THE PROBLEM — The required output is the exact run of lines below that opens at the line with "v_exp_f32 v[\U+2*(\e)+1], v[\U+2*(\e)+1]" and closes at the line with "v122, v120, v121".
--
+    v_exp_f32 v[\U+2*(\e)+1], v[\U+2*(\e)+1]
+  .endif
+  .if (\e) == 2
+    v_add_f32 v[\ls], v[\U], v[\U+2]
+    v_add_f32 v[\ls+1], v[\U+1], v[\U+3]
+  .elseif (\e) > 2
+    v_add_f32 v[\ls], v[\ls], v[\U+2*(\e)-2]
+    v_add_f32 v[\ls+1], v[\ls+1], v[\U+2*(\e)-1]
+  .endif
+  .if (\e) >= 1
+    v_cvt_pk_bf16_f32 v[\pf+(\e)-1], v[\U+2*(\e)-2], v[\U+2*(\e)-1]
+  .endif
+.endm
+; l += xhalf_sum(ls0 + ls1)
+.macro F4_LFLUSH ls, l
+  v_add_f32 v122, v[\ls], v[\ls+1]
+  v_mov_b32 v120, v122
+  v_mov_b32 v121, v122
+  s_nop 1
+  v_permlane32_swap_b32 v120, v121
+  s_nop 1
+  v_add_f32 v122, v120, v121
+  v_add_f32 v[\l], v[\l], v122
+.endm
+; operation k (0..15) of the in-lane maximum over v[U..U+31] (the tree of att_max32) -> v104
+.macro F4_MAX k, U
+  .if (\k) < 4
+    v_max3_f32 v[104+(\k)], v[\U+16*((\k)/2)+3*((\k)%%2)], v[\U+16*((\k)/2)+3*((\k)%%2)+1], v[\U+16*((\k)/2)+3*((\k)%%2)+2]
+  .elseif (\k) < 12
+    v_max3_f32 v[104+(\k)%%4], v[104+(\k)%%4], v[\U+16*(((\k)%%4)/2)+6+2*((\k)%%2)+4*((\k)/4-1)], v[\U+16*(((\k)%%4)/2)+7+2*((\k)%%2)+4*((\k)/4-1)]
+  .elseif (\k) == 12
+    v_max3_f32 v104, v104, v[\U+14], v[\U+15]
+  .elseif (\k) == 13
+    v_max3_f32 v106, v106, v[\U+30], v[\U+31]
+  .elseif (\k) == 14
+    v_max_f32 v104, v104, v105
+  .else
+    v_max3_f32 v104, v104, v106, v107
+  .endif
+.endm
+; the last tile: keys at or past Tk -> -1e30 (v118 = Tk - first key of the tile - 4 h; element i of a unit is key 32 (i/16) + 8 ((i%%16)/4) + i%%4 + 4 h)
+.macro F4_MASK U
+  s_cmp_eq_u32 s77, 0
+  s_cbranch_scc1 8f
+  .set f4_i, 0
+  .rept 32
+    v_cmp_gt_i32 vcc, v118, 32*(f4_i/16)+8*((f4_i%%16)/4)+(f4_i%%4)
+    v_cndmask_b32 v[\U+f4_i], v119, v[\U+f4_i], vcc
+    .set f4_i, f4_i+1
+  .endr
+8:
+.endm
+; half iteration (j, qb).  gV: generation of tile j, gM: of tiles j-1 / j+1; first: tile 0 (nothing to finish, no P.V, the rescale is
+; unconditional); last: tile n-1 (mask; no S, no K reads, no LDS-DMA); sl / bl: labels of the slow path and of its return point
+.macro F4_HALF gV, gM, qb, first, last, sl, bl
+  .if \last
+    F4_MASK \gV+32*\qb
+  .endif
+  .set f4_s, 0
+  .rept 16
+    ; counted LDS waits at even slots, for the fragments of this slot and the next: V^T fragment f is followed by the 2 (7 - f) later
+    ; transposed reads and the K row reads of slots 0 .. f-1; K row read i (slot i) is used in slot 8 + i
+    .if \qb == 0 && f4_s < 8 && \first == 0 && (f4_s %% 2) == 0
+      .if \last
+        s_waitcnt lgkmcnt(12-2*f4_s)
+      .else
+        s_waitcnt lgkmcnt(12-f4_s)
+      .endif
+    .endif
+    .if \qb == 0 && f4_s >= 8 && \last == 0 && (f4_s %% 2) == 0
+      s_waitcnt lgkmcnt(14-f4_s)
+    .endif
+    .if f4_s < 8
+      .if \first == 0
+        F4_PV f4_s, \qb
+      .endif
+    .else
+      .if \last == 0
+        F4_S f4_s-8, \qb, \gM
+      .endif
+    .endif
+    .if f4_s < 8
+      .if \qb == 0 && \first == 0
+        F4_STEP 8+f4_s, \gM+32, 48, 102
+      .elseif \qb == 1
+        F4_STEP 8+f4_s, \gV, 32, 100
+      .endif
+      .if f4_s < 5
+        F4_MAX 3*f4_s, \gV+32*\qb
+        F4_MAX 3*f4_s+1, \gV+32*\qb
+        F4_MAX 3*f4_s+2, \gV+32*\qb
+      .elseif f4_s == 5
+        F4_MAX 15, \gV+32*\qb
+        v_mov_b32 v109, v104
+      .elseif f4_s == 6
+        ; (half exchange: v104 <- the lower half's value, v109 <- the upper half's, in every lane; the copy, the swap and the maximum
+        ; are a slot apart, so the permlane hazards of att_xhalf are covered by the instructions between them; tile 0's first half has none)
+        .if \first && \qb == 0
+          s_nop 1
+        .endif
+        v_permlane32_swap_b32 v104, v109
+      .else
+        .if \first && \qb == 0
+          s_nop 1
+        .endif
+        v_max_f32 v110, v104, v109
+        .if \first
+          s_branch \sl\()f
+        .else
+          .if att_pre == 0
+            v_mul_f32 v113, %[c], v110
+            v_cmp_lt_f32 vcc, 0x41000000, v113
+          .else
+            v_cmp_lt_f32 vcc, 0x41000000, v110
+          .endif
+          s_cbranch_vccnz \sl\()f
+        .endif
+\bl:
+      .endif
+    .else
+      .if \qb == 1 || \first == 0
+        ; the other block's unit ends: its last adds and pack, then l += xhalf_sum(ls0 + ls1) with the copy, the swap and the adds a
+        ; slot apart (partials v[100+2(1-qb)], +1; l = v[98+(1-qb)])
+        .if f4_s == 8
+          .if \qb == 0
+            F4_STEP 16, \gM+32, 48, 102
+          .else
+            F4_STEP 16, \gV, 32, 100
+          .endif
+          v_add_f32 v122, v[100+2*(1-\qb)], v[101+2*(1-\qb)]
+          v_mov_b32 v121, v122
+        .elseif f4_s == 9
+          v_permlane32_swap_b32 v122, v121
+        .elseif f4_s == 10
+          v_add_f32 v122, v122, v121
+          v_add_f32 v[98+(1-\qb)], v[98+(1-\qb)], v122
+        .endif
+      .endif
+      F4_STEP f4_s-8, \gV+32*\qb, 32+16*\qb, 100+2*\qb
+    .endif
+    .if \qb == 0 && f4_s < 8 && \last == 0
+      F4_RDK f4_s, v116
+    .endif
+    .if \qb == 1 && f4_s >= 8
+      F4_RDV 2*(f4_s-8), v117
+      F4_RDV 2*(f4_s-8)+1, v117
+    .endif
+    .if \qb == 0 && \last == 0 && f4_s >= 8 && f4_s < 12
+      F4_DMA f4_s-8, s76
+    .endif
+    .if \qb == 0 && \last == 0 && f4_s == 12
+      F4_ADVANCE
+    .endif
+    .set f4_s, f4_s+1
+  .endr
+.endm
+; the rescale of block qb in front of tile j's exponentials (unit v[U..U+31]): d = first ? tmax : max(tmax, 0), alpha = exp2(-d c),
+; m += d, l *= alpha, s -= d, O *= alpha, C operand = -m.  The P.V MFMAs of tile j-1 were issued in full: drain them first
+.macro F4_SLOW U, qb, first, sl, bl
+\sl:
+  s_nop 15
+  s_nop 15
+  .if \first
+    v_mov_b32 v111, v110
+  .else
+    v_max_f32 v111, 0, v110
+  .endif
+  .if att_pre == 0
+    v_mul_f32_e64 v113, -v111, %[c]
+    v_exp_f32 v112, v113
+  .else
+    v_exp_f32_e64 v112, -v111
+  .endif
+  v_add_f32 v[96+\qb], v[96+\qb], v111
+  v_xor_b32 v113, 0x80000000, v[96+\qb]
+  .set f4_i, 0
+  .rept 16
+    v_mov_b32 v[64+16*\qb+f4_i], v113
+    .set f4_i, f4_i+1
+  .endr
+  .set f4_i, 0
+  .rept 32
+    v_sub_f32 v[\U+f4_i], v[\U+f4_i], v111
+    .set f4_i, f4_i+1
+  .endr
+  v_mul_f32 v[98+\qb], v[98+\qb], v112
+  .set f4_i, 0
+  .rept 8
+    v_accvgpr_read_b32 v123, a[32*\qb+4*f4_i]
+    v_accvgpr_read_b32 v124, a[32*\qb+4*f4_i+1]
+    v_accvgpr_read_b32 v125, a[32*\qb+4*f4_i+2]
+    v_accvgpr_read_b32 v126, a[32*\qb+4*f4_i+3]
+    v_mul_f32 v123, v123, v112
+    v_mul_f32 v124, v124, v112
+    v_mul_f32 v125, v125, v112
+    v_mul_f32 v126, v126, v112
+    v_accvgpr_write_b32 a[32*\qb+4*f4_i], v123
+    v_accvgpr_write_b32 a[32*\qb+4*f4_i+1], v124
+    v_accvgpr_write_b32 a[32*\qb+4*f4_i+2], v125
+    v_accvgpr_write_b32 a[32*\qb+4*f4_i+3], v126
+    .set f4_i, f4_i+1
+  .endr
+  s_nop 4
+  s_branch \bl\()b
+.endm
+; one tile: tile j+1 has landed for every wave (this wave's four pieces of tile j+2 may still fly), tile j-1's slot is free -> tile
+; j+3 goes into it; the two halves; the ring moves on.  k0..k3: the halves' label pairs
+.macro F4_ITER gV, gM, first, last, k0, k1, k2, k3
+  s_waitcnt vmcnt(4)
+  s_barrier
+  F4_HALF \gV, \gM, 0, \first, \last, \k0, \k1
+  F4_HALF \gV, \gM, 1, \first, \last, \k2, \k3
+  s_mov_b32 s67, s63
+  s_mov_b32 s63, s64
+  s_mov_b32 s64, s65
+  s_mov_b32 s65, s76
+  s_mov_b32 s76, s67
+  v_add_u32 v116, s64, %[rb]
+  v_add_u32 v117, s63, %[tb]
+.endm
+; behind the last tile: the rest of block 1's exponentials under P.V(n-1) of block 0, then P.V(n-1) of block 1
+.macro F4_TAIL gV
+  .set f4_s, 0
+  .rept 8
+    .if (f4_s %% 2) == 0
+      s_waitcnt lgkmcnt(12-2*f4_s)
--
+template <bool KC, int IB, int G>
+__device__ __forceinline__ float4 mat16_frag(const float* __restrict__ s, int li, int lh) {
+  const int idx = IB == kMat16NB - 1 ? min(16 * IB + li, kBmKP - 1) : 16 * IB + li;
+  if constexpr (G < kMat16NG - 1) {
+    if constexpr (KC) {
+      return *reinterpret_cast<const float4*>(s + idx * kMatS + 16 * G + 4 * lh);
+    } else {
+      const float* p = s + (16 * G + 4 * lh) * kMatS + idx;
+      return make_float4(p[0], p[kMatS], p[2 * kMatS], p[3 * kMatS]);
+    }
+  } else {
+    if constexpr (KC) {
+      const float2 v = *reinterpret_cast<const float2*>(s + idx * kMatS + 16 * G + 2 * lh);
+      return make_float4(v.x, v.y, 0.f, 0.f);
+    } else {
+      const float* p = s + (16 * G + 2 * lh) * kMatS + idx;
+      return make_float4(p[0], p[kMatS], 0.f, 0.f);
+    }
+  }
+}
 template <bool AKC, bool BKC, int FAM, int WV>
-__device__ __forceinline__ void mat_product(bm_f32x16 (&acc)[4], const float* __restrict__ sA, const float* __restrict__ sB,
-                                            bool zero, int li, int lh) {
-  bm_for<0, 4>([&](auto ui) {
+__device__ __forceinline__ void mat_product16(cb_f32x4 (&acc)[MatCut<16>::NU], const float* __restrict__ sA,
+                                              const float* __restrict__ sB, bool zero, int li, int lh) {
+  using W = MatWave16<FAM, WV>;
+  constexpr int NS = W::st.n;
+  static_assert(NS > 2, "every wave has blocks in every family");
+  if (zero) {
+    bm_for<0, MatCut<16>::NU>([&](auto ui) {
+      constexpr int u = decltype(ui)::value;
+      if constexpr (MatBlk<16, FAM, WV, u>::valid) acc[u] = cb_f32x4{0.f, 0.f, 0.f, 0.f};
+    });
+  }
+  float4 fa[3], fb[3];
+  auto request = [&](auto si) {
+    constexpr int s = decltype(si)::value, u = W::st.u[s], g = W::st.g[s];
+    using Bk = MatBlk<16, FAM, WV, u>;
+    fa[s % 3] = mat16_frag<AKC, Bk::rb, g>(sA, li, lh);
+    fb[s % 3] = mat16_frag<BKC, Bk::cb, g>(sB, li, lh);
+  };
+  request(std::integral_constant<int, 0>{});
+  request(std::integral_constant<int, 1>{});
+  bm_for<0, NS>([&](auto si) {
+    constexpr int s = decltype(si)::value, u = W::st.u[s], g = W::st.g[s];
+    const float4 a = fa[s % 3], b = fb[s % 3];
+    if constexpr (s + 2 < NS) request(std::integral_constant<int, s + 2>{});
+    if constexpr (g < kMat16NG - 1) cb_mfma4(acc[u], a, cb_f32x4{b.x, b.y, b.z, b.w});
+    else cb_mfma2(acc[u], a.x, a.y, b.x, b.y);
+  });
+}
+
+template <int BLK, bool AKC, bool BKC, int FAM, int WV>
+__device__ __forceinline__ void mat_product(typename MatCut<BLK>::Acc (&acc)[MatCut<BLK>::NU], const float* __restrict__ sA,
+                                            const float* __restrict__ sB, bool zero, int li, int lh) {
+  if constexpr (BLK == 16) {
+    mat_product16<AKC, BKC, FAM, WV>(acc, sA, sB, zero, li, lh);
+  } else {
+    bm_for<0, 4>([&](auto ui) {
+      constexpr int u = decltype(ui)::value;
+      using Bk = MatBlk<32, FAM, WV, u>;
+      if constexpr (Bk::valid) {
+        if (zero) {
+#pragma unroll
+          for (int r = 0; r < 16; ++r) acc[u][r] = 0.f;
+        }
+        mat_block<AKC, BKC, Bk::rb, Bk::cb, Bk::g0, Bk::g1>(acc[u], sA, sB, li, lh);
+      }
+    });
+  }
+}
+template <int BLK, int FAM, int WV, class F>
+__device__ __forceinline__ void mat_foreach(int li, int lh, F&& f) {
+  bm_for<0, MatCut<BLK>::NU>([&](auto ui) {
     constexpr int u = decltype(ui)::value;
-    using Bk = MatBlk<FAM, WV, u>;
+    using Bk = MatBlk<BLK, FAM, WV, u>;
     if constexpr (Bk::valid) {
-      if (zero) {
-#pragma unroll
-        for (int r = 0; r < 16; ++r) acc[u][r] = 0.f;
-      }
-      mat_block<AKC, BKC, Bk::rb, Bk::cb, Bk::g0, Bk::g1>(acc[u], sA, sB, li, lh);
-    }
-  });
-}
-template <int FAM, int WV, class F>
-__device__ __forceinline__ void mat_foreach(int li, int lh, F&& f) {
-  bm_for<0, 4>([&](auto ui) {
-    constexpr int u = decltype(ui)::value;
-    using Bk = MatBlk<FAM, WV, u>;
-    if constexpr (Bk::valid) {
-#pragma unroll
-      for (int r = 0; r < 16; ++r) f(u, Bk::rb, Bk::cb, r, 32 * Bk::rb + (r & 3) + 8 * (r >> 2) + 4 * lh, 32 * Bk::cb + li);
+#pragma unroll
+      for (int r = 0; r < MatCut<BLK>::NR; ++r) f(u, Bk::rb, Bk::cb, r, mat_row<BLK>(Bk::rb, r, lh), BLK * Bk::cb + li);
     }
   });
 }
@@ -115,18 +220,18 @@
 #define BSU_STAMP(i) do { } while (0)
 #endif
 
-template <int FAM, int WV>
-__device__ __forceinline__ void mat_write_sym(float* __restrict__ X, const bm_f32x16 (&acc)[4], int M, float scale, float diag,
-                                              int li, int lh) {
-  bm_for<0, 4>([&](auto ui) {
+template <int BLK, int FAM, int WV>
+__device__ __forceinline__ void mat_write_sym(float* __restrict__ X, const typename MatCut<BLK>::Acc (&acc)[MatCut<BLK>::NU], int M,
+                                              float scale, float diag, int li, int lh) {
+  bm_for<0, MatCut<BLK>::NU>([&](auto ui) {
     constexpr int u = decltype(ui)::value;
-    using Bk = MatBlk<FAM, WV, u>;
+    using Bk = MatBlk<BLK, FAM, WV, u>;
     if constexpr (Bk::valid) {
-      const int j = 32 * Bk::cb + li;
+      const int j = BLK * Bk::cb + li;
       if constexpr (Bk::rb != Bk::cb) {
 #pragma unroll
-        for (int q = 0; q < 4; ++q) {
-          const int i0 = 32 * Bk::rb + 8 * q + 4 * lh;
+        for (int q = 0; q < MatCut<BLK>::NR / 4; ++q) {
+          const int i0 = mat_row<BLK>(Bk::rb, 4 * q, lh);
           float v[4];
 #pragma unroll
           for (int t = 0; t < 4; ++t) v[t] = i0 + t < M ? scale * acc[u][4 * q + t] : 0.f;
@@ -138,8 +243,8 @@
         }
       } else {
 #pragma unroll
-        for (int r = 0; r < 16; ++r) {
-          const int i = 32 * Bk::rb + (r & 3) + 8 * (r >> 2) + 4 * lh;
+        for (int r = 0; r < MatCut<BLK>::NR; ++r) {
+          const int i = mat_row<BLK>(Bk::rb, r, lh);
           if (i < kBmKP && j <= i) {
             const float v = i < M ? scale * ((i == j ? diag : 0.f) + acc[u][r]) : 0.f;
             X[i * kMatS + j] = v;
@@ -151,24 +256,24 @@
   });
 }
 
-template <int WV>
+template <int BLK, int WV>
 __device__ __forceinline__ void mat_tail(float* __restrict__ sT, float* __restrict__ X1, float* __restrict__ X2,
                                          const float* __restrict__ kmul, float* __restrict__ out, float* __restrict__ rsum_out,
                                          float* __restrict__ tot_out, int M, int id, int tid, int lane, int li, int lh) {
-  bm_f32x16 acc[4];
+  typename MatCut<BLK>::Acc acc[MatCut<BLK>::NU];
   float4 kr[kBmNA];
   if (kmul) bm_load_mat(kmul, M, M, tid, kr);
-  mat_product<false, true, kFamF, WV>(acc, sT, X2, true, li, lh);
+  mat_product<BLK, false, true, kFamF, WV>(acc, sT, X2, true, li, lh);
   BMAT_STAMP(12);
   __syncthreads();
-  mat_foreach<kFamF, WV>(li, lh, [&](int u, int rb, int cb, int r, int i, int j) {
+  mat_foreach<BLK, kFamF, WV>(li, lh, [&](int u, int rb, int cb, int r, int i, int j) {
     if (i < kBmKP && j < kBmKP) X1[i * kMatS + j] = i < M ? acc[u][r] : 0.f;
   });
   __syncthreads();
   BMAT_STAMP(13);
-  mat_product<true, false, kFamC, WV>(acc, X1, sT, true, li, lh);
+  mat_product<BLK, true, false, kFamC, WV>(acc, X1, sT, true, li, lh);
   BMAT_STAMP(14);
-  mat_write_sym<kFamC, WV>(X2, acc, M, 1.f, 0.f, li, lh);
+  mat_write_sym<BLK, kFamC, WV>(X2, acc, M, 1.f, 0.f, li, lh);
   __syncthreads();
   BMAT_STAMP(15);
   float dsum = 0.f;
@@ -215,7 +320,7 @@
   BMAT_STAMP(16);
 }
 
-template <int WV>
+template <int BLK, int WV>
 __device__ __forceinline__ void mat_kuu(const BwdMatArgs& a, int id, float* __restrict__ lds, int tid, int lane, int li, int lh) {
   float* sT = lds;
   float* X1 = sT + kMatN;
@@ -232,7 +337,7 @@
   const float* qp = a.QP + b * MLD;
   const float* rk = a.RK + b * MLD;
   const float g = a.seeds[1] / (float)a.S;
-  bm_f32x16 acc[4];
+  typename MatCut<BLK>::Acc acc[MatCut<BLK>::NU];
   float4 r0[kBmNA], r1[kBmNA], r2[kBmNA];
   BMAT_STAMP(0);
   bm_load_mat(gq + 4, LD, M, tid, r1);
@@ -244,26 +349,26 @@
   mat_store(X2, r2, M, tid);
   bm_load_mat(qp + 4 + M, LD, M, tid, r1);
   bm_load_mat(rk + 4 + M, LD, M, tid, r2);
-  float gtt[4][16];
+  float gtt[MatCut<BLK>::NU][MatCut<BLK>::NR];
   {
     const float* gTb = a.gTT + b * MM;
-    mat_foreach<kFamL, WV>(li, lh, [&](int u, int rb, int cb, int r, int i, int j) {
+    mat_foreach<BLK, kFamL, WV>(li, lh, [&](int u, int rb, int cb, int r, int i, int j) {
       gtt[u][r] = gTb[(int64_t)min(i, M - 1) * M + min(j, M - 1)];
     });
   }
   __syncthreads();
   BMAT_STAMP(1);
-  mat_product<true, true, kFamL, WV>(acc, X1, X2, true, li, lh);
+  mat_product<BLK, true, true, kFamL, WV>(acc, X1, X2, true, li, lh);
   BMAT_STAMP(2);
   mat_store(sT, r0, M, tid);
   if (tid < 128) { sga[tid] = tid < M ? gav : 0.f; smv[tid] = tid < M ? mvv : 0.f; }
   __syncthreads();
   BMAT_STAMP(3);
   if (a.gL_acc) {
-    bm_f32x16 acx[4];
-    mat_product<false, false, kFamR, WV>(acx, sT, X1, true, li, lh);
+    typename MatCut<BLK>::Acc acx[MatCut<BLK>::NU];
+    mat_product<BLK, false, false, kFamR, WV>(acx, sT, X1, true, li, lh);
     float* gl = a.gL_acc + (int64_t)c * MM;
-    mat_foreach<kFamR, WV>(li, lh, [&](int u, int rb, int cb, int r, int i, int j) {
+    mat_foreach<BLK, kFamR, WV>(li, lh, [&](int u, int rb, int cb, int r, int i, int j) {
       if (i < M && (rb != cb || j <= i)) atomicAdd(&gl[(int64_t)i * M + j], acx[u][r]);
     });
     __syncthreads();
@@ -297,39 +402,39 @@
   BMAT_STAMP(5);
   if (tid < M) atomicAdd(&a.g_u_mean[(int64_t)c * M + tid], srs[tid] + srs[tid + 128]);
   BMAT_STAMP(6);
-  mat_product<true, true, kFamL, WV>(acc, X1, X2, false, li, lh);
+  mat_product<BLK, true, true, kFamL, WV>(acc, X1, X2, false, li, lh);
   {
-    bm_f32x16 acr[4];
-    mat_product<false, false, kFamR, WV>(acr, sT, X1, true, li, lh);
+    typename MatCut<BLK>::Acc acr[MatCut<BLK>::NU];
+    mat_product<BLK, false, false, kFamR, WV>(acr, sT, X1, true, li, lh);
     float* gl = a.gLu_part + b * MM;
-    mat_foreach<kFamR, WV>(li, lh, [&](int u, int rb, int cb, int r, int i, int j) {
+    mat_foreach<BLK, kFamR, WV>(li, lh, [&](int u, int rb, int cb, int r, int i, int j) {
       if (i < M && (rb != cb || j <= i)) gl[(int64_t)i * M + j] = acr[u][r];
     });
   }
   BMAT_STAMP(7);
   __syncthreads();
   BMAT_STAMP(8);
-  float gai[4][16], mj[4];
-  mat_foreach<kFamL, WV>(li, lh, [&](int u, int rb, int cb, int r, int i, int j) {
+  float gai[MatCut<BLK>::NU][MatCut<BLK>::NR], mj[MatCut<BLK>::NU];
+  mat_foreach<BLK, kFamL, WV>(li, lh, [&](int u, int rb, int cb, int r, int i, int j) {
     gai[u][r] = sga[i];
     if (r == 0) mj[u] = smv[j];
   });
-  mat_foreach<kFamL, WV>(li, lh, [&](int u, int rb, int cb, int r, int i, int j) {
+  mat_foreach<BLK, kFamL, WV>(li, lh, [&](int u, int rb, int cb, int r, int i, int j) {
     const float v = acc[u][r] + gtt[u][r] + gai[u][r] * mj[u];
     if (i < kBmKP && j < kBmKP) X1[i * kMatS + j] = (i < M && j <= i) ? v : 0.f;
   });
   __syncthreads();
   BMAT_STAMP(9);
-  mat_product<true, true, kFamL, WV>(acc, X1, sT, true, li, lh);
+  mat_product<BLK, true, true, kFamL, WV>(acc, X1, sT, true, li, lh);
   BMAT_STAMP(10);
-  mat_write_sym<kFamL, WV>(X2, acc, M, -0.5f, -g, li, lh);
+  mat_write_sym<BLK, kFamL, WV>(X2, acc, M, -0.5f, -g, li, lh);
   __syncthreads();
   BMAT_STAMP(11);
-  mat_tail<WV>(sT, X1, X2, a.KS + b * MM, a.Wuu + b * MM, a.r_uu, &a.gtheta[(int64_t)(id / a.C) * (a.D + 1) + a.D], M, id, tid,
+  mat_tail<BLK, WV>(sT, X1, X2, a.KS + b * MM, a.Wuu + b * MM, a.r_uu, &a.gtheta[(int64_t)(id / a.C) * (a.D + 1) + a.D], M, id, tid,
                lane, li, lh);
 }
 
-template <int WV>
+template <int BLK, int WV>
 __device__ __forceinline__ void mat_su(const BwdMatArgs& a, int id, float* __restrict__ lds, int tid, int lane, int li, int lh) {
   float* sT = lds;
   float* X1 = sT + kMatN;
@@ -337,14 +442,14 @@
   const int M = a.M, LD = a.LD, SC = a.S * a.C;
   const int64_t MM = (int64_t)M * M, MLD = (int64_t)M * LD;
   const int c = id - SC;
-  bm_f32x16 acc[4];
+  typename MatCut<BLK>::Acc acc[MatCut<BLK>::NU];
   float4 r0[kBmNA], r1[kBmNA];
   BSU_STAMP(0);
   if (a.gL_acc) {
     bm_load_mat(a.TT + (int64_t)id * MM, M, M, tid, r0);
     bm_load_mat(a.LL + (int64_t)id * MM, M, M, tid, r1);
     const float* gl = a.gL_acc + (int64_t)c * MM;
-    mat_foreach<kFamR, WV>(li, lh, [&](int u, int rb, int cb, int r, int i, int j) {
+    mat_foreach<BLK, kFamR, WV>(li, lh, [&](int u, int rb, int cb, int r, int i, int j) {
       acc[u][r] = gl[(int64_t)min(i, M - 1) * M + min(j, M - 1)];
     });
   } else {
--
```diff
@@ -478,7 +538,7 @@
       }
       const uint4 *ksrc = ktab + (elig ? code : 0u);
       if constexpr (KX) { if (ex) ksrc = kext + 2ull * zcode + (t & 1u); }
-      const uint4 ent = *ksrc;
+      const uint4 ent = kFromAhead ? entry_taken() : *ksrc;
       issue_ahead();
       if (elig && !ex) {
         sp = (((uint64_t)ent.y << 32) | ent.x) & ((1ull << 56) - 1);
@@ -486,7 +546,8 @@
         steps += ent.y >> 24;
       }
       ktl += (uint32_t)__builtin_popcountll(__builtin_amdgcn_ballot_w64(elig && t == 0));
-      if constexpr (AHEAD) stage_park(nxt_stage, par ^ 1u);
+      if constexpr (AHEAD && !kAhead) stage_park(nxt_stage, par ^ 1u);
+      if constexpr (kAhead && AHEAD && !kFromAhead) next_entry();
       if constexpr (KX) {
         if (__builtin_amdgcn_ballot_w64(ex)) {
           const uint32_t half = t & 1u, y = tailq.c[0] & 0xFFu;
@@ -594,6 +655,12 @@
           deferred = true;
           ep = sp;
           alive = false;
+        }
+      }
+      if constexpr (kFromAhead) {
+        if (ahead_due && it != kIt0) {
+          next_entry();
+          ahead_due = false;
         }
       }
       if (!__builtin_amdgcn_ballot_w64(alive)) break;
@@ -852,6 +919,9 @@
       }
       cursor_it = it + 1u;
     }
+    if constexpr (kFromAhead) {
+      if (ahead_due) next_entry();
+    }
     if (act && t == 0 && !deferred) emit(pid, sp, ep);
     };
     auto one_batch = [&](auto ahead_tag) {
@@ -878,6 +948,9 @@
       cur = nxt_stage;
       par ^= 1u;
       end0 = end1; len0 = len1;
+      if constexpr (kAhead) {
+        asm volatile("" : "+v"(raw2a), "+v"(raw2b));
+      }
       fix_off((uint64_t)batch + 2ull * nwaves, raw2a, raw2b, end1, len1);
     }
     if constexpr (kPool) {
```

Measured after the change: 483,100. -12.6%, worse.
--
RESPONSE —
+    v_exp_f32 v[\U+2*(\e)+1], v[\U+2*(\e)+1]
+  .endif
+  .if (\e) == 2
+    v_add_f32 v[\ls], v[\U], v[\U+2]
+    v_add_f32 v[\ls+1], v[\U+1], v[\U+3]
+  .elseif (\e) > 2
+    v_add_f32 v[\ls], v[\ls], v[\U+2*(\e)-2]
+    v_add_f32 v[\ls+1], v[\ls+1], v[\U+2*(\e)-1]
+  .endif
+  .if (\e) >= 1
+    v_cvt_pk_bf16_f32 v[\pf+(\e)-1], v[\U+2*(\e)-2], v[\U+2*(\e)-1]
+  .endif
+.endm
+; l += xhalf_sum(ls0 + ls1)
+.macro F4_LFLUSH ls, l
+  v_add_f32 v122, v[\ls], v[\ls+1]
+  v_mov_b32 v120, v122
+  v_mov_b32 v121, v122
+  s_nop 1
+  v_permlane32_swap_b32 v120, v121
+  s_nop 1
+  v_add_f32 v122, v120, v121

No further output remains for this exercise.